### EXTRACTED RECORDS
━━━━━━━━━━━━━━━━
def logsoftmax_topk_list(logits, ld, rows, V, K, out_scores, out_ids, cand_ids, cand_cnt, eos_id=0, block_eos=False):
    _req_cuda(logits, out_scores, out_ids, cand_ids, cand_cnt)
    assert cand_ids.dtype == torch.int32 and cand_cnt.dtype == torch.int32 and cand_ids.stride(1) == 1 and cand_cnt.is_contiguous()
    assert cand_ids.shape[0] >= rows and cand_cnt.numel() >= rows
    _check(load().vlp_logsoftmax_topk_list(ptr(logits), ld, rows, V, K, ptr(cand_ids), cand_ids.stride(0), ptr(cand_cnt), eos_id, 1 if block_eos else 0,
                                           ptr(out_scores), ptr(out_ids), stream_ptr()))


def beam_select(kk_scores, kk_ids, last_total, last_eos, out_scores, out_ids, out_ptrs, out_eos, src_rows, next_ids, B, K, first, eos_id):
    _req_cuda(kk_scores, kk_ids, last_total, last_eos, out_scores, out_ids, out_ptrs, out_eos, src_rows, next_ids)
    a = BeamSelectArgs(ptr(kk_scores), ptr(kk_ids), ptr(last_total), ptr(last_eos), ptr(out_scores), ptr(out_ids), ptr(out_ptrs), ptr(out_eos),
                       ptr(src_rows), ptr(next_ids), next_ids.stride(0), B, K, 1 if first else 0, eos_id)
    _check(load().vlp_beam_select(C.byref(a), stream_ptr()))


def kv_gather(src, src_rows, dst, dst_rows, idx, R, lo, hi, row_elems):
    _req_cuda(src, dst, idx)
    _check(load().vlp_kv_gather(ptr(src), src_rows, ptr(dst), dst_rows, ptr(idx), R, lo, hi, row_elems, stream_ptr()))


def mask_build(second_st, second_end, is_s2s, out_u8, B, L, Lp, out_t=None, region_mask=None, Nv=0):
    _req_cuda(second_st, second_end, is_s2s, out_u8, out_t, region_mask)
    for t in (second_st, second_end, is_s2s):
        assert t.dtype == torch.int32 and t.is_contiguous() and t.numel() == B
    _check(load().vlp_mask_build(ptr(second_st), ptr(second_end), ptr(is_s2s), ptr(out_u8), ptr(out_t), B, L, Lp, ptr(region_mask), Nv, stream_ptr()))


def vis_pe_prep(bbox, cls, out, B, Nv, n_cls, pad_to, eps=1e-5):
    _req_cuda(bbox, cls, out)
    assert bbox.dtype == torch.float32 and bbox.is_contiguous() and cls.dtype in (torch.float16, torch.float32) and cls.stride(-1) == 1
    a = VisPePrepArgs(ptr(bbox), ptr(cls), cls.stride(0), ptr(out), out.stride(0), B, Nv, n_cls, pad_to, 1 if cls.dtype == torch.float32 else 0, eps)
    _check(load().vlp_vis_pe_prep(C.byref(a), stream_ptr()))


def sample_rows(logits, ld, rows, V, seed, rng_stream, ids, logp):
    _req_cuda(logits, ids, logp)
    _check(load().vlp_sample_rows(ptr(logits), ld, rows, V, seed, rng_stream, ptr(ids), ids.stride(0), ptr(logp), logp.stride(0), stream_ptr()))


def mask_pack(mask_i64, out_u8, B, L, Lp, out_t=None):
    _req_cuda(mask_i64, out_u8, out_t)
    _check(load().vlp_mask_pack(ptr(mask_i64), ptr(out_u8), ptr(out_t), B, L, Lp, stream_ptr()))


def layernorm_fwd(x, gamma, beta, y, M, H, mean=None, rstd=None, eps=1e-5, dropout_p=0.0, seed=0, rng_stream=0, ldx=None, ldy=None, row_map=None):
    _req_cuda(x, gamma, beta, y, row_map)
    a = LayerNormFwdArgs(ptr(x), ldx if ldx is not None else x.stride(0), ptr(gamma), ptr(beta), ptr(y),
                         ldy if ldy is not None else y.stride(0), ptr(mean), ptr(rstd), M, H, eps, dropout_p, seed, rng_stream, ptr(row_map))
    _check(load().vlp_layernorm_fwd(C.byref(a), stream_ptr()))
━━━━━━━━━━━━━━━━
### PROBLEM DESCRIPTION
Beginning with the first line of the records above, reproduce each line exactly, ending at the line that contains "hi, row_elems, stream_ptr()))", and leave out everything else.

### RESPONSE AREA
def logsoftmax_topk_list(logits, ld, rows, V, K, out_scores, out_ids, cand_ids, cand_cnt, eos_id=0, block_eos=False):
    _req_cuda(logits, out_scores, out_ids, cand_ids, cand_cnt)
    assert cand_ids.dtype == torch.int32 and cand_cnt.dtype == torch.int32 and cand_ids.stride(1) == 1 and cand_cnt.is_contiguous()
    assert cand_ids.shape[0] >= rows and cand_cnt.numel() >= rows
    _check(load().vlp_logsoftmax_topk_list(ptr(logits), ld, rows, V, K, ptr(cand_ids), cand_ids.stride(0), ptr(cand_cnt), eos_id, 1 if block_eos else 0,
                                           ptr(out_scores), ptr(out_ids), stream_ptr()))


def beam_select(kk_scores, kk_ids, last_total, last_eos, out_scores, out_ids, out_ptrs, out_eos, src_rows, next_ids, B, K, first, eos_id):
    _req_cuda(kk_scores, kk_ids, last_total, last_eos, out_scores, out_ids, out_ptrs, out_eos, src_rows, next_ids)
    a = BeamSelectArgs(ptr(kk_scores), ptr(kk_ids), ptr(last_total), ptr(last_eos), ptr(out_scores), ptr(out_ids), ptr(out_ptrs), ptr(out_eos),
                       ptr(src_rows), ptr(next_ids), next_ids.stride(0), B, K, 1 if first else 0, eos_id)
    _check(load().vlp_beam_select(C.byref(a), stream_ptr()))


def kv_gather(src, src_rows, dst, dst_rows, idx, R, lo, hi, row_elems):
    _req_cuda(src, dst, idx)
    _check(load().vlp_kv_gather(ptr(src), src_rows, ptr(dst), dst_rows, ptr(idx), R, lo, hi, row_elems, stream_ptr()))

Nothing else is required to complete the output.